Тимоша направился к Фоме, но тот, войдя в толпу, резво поднялся на ноги:
— Давай, Тимоша, бегом. Не приведи господи, передумает сукин сын капитан.
Они торопливо пробрались сквозь смыкавшуюся за ними толпу, миновали солдат. Из последних сил пробежали по пустынной улице, распугивая хлопотливых кур и важных петухов.

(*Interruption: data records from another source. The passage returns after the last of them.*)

template <int F>
__global__ __launch_bounds__(64, F >= 4096 ? 1 : (F == 1024 ? 4 : (F < 1024 ? 3 : 2))) void synth_pulse_kernel(
    const double* __restrict__ sp, const double* __restrict__ ap, const PulseRec* __restrict__ rec,
    const double* __restrict__ dcr, const uint32_t* __restrict__ rtab, int fs, double fp, int64_t p_begin,
    int64_t p_end, const int* __restrict__ perm, double* __restrict__ resp) {
  constexpr int N = F / 2, M = N / 64, H = F / 2, MB = M + 1;
  constexpr bool LEAN = F == 2048 || F == 1024;
  constexpr bool PAIRED = F == 1024;
  __shared__ __attribute__((aligned(16))) double smem[2 * FftLds<N>::kElems + (LEAN ? 0 : H + 2)];
  cpx* img = reinterpret_cast<cpx*>(smem);
  double* ls = LEAN ? smem : smem + 2 * FftLds<N>::kElems;
  const int lane0 = threadIdx.x;
  FftTw<N> tw;
  tw.init(lane0);

  WM_FOR_EACH_LISTED(pi, perm, p_end - p_begin) {
    const int64_t p = p_begin + pi;
    const int lane = opaque_lane(lane0);
    const PulseRec r = rec[p];
    const int nf = r.nf;
    const int idx = r.idx;
    const int noise_size = r.noise_size;
    const double cvuv = r.cvuv;
    const double ctime = idx / (double)fs;
    const double shift = r.shift;

    const int ff = imin(nf - 1, (int)floor(ctime / fp));
    const int fc = imin(nf - 1, (int)ceil(ctime / fp));
    const double wgt = ff == fc ? 0.0 : ctime / fp - ff;
    const double* s0 = sp + (r.fbase + ff) * (int64_t)(H + 1);
    const double* s1 = sp + (r.fbase + fc) * (int64_t)(H + 1);
    const double* a0 = ap + (r.fbase + ff) * (int64_t)(H + 1);
    const double* a1 = ap + (r.fbase + fc) * (int64_t)(H + 1);
    auto spectral = [&](double (&env)[MB], double (&rat)[MB]) {
#pragma unroll
      for (int m = 0; m < MB; ++m) {
        const int k = m < M ? lane + 64 * m : H;
        env[m] = (1.0 - wgt) * fabs(s0[k]) + wgt * fabs(s1[k]);
        const double a = (1.0 - wgt) * safe_ap(a0[k]) + wgt * safe_ap(a1[k]);
        rat[m] = a * a;
      }
    };
    double env_keep[LEAN ? 1 : MB], rat_keep[LEAN ? 1 : MB];
    double rat0;
    if constexpr (LEAN) {
      const double a = (1.0 - wgt) * safe_ap(a0[0]) + wgt * safe_ap(a1[0]);
      rat0 = uniform_d(a * a);
    } else {
      spectral(env_keep, rat_keep);
      rat0 = __shfl(rat_keep[0], 0, 64);
    }
    double* out = resp + (p - p_begin) * (int64_t)F;

    double xp[LEAN ? 1 : M];
    double dc = 0.0;
    const bool periodic = !(cvuv <= 0.5 || rat0 > 0.999);
#pragma unroll
    for (int m = 0; m < (LEAN ? 1 : M); ++m) xp[m] = 0.0;
    if (periodic) {
      wave_sync();
      auto log_periodic = [&](const double (&env)[MB], const double (&rat)[MB]) {
#pragma unroll
        for (int m = 0; m < M; ++m) {
          ls[lane + 64 * m] = wm_log(env[m] * (1.0 - rat[m]) + kSafe) / 2.0;
          __builtin_amdgcn_sched_barrier(0);
        }
        if (lane == 0) ls[H] = wm_log(env[M] * (1.0 - rat[M]) + kSafe) / 2.0;
      };
      cpx mp[MB];
      if constexpr (PAIRED) {
        double* ls2 = ls + H + 2;
        {
          double env[MB], rat[MB];
          spectral(env, rat);
#pragma unroll
          for (int m = 0; m < MB; ++m) {
            const int k = m < M ? lane + 64 * m : H;
            const double lp = wm_log(env[m] * (1.0 - rat[m]) + kSafe) / 2.0;
            const double la = wm_log(env[m] * rat[m]) / 2.0;
            if (m < M || lane == 0) {
              ls[k] = lp;
              ls2[k] = la;
            }
            __builtin_amdgcn_sched_barrier(0);
          }
        }
        wave_sync();
        {
          double php[M], pha[M];
          minimum_phase_pair<N>(ls, ls2, img, tw, lane, php, pha);
#pragma unroll
          for (int m = 0; m < M; ++m) {
            out[lane + 64 * m] = pha[m];
            mp[m] = make_double2(0.0, php[m]);
          }
          mp[M] = make_double2(0.0, 0.0);
        }
        {
          double env[MB], rat[MB];
          spectral(env, rat);
#pragma unroll
          for (int m = 0; m < MB; ++m) mp[m].x = wm_sqrt(env[m] * (1.0 - rat[m]) + kSafe);
        }
#pragma unroll
        for (int m = 0; m < MB; ++m) {
          double sn = 0.0, cs = 1.0;
          if (m < M) sincospi(mp[m].y * (1.0 / kPi), &sn, &cs);
          mp[m] = make_double2(mp[m].x * cs, mp[m].x * sn);
          __builtin_amdgcn_sched_barrier(0);
        }
      } else {
        if constexpr (LEAN) {
          double env[MB], rat[MB];
          spectral(env, rat);
          log_periodic(env, rat);
        } else {
          log_periodic(env_keep, rat_keep);
        }
        wave_sync();
        minimum_phase<N>(ls, img, tw, lane, mp);
      }
      const double coef = 2.0 * kPi * shift * fs / F;
      double rc, rs, dc64, ds64;
      const double ch = coef * (1.0 / kPi);
      double snH, reH;
      wm_sincospi(ch * lane, &rs, &rc);
      wm_sincospi(ch * 64.0, &ds64, &dc64);
      wm_sincospi(ch * H, &snH, &reH);
#pragma unroll
      for (int m = 0; m < MB; ++m) {
        const int k = m < M ? lane + 64 * m : H;
        const double re2 = m < M ? rc : reH;
        {
          const double nc = rc * dc64 - rs * ds64;
          rs = rs * dc64 + rc * ds64;
          rc = nc;
        }
        const double im2 = wm_sqrt(1.0 - re2 * re2);
        const cpx s = make_double2(mp[m].x * re2 + mp[m].y * im2, mp[m].y * re2 - mp[m].x * im2);
        if (m < M || lane == 0) img[k] = s;
        __builtin_amdgcn_sched_barrier(0);
      }
      cpx v[M];
      rfft_backward<N>(img, v, img, tw, lane);
#pragma unroll
      for (int m = 0; m < M / 2; ++m) {
        if constexpr (LEAN) {
          const int i0 = 2 * (lane + 64 * m);
          *reinterpret_cast<cpx*>(out + i0 + H) = v[m];
        } else {
          xp[2 * m] = v[m].x;
          xp[2 * m + 1] = v[m].y;
        }
        dc += v[m].x + v[m].y;
      }
      dc = wave_sum(dc);
      if constexpr (LEAN) dc = uniform_d(dc);
      wave_sync();
    }

    wave_sync();
    cpx mp[MB];
    if (PAIRED && periodic) {
      {
        const int lp_ = opaque_lane(lane);
#pragma unroll
        for (int m = 0; m < M; ++m) mp[m] = make_double2(0.0, out[lp_ + 64 * m]);
        mp[M] = make_double2(0.0, 0.0);
      }
      {
        double env[MB], rat[MB];
        spectral(env, rat);
#pragma unroll
        for (int m = 0; m < MB; ++m) mp[m].x = wm_sqrt(env[m] * rat[m]);
      }
#pragma unroll
      for (int m = 0; m < MB; ++m) {
        double sn = 0.0, cs = 1.0;
        if (m < M) sincospi(mp[m].y * (1.0 / kPi), &sn, &cs);
        mp[m] = make_double2(mp[m].x * cs, mp[m].x * sn);
        __builtin_amdgcn_sched_barrier(0);
      }
    } else {
      {
        auto log_aperiodic = [&](const double (&env)[MB], const double (&rat)[MB]) {
#pragma unroll
          for (int m = 0; m < MB; ++m) {
            const int k = m < M ? lane + 64 * m : H;
            const double val = wm_log(cvuv != 0.0 ? env[m] * rat[m] : env[m]) / 2.0;
            if (m < M || lane == 0) ls[k] = val;
            __builtin_amdgcn_sched_barrier(0);
          }
        };
        if constexpr (LEAN) {
          double env[MB], rat[MB];
          spectral(env, rat);
          log_aperiodic(env, rat);
        } else {
          log_aperiodic(env_keep, rat_keep);
        }
      }
      wave_sync();
      minimum_phase<N>(ls, img, tw, lane, mp);
    }
    cpx v[M];
    {
      const int ln = LEAN ? opaque_lane(lane) : lane;
      const int roff = r.roff;
      double sum = 0.0;
#pragma unroll
      for (int m = 0; m < M; ++m) {
        const int i0 = 2 * (ln + 64 * m);
        const double n0 = i0 < noise_size ? randn_at(rtab, roff + i0) : 0.0;
        const double n1 = i0 + 1 < noise_size ? randn_at(rtab, roff + i0 + 1) : 0.0;
        v[m] = make_double2(n0, n1);
        sum += n0 + n1;
      }
      const double avg = wave_sum(sum) / noise_size;
#pragma unroll
      for (int m = 0; m < M; ++m) {
        const int i0 = 2 * (ln + 64 * m);
        if (i0 < noise_size) v[m].x -= avg;
        if (i0 + 1 < noise_size) v[m].y -= avg;
      }
    }
    rfft_forward_nz<N>(v, img, img, tw, lane, (noise_size + 127) >> 7);
#pragma unroll
    for (int m = 0; m < MB; ++m) {
      const int k = m < M ? lane + 64 * m : H;
      const cpx ns = img[k];
      const cpx s = make_double2(mp[m].x * ns.x - mp[m].y * ns.y, mp[m].x * ns.y + mp[m].y * ns.x);
      if (m < M || lane == 0) img[k] = s;
    }
    rfft_backward<N>(img, v, img, tw, lane);

    const double sq = sqrt((double)noise_size);
    cpx xq[LEAN ? M / 2 : 1];
    const int lo = LEAN ? opaque_lane(lane) : lane;
    if constexpr (LEAN) {
#pragma unroll
      for (int m = 0; m < M / 2; ++m)
        xq[m] = periodic ? *reinterpret_cast<const cpx*>(out + 2 * (lo + 64 * m) + H) : make_double2(0.0, 0.0);
    }
#pragma unroll
    for (int m = 0; m < M; ++m) {
      const int n = lo + 64 * m;
      const int i0 = 2 * n;
      double r0, r1;
      if (m < M / 2) {
        const double x0 = LEAN ? xq[LEAN ? m : 0].x : xp[LEAN ? 0 : 2 * m];
        const double x1 = LEAN ? xq[LEAN ? m : 0].y : xp[LEAN ? 0 : 2 * m + 1];
        const double2 dr = *reinterpret_cast<const double2*>(dcr + i0 + H);
        const double p0 = periodic ? x0 - dc * dr.x : 0.0;
        const double p1 = periodic ? x1 - dc * dr.y : 0.0;
        r0 = (p0 * sq + v[m].x) / F;
        r1 = (p1 * sq + v[m].y) / F;
        out[i0 + H] = r0;
        out[i0 + 1 + H] = r1;
      } else {
        const double2 dr = *reinterpret_cast<const double2*>(dcr + i0 - H);
        const double p0 = periodic ? -dc * dr.x : 0.0;
        const double p1 = periodic ? -dc * dr.y : 0.0;
        r0 = (p0 * sq + v[m].x) / F;
        r1 = (p1 * sq + v[m].y) / F;
        out[i0 - H] = r0;
        out[i0 + 1 - H] = r1;
      }
    }
    wave_sync();
  }
}

}
#include "synth_pulse_bp.hpp"
namespace wm {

У волостного правления Тимоша хотел было отвязать вожжи от коновязи, но в глазах потемнело, и он ухватился за грядку телеги, чтобы не упасть.
— Забирайся, — услышал он словно издалека донесшийся голос деда Фомы. — Забыл, старый, упредить тебя — вопить надо. Эх, молодость!
Плохо соображая, Тимоша кое-как забрался в телегу, лег ничком на сенную подстилку. Вернулись боль, и злость, и обида.
Дед Фома стоя размахивал кнутом и дико закричал на престарелую кобыленку. Потянув телегу, кобыленка с трудом перешла на рысь, мелкую, тряскую, и в брюхе у нее звонко ёкало. Только выехав за околицу, дед Фома, кряхтя, улегся рядом.
— Понял теперь, почему вопить надо?
«С дедом лучше не спорить, — подумал Тимоша. — Иначе он всю дорогу будет обучать, как под плетьми поудобнее устраиваться. Тоже, оказывается, уметь надо. Но лучше не учиться… Попить бы…»
Продолжая разговор, дед Фома изредка толкал Тимошу в бок, спрашивая, слушает ли он. Тимоша отвечал, что, мол, да, а сам думал совсем о другом.
Полгода прошло с тех пор, как распахнулась в их избе дверь и в клубах морозного духа вошел, тукая культяпкой по полу, отец.
С появлением отца в их семье и вокруг произошло столько событий, сколько Тимоша не мог упомнить за все прожитое им время. Он невольно делил свою жизнь на две неравные половины.
Куцый кусочек — «до возвращения отца», и бешеный водоворот событий — после.
Столько понадобилось передумать, понять и пережить за эти месяцы…
Уже на другой день по возвращении отец достал из чулана холщовый мешок. В нем хранились немудреные инструменты деревенского сапожника. Небольшая толстая палка с круглой металлической пяткой на одном конце и стальной лопаткой на другом — «ведьма», колодки, вар, дратва, жестяные коробочки с деревянными и железными гвоздями, фартук. Вынули из чулана отцовский столик и табуретку. Все сохранила мать, даже мешок с обрезками кожи, хорошей, довоенной, спиртовой. Такую достать теперь нечего было и думать.
Запахло в избе моченой кожей, застучал бойко «пятачок» сапожного молотка.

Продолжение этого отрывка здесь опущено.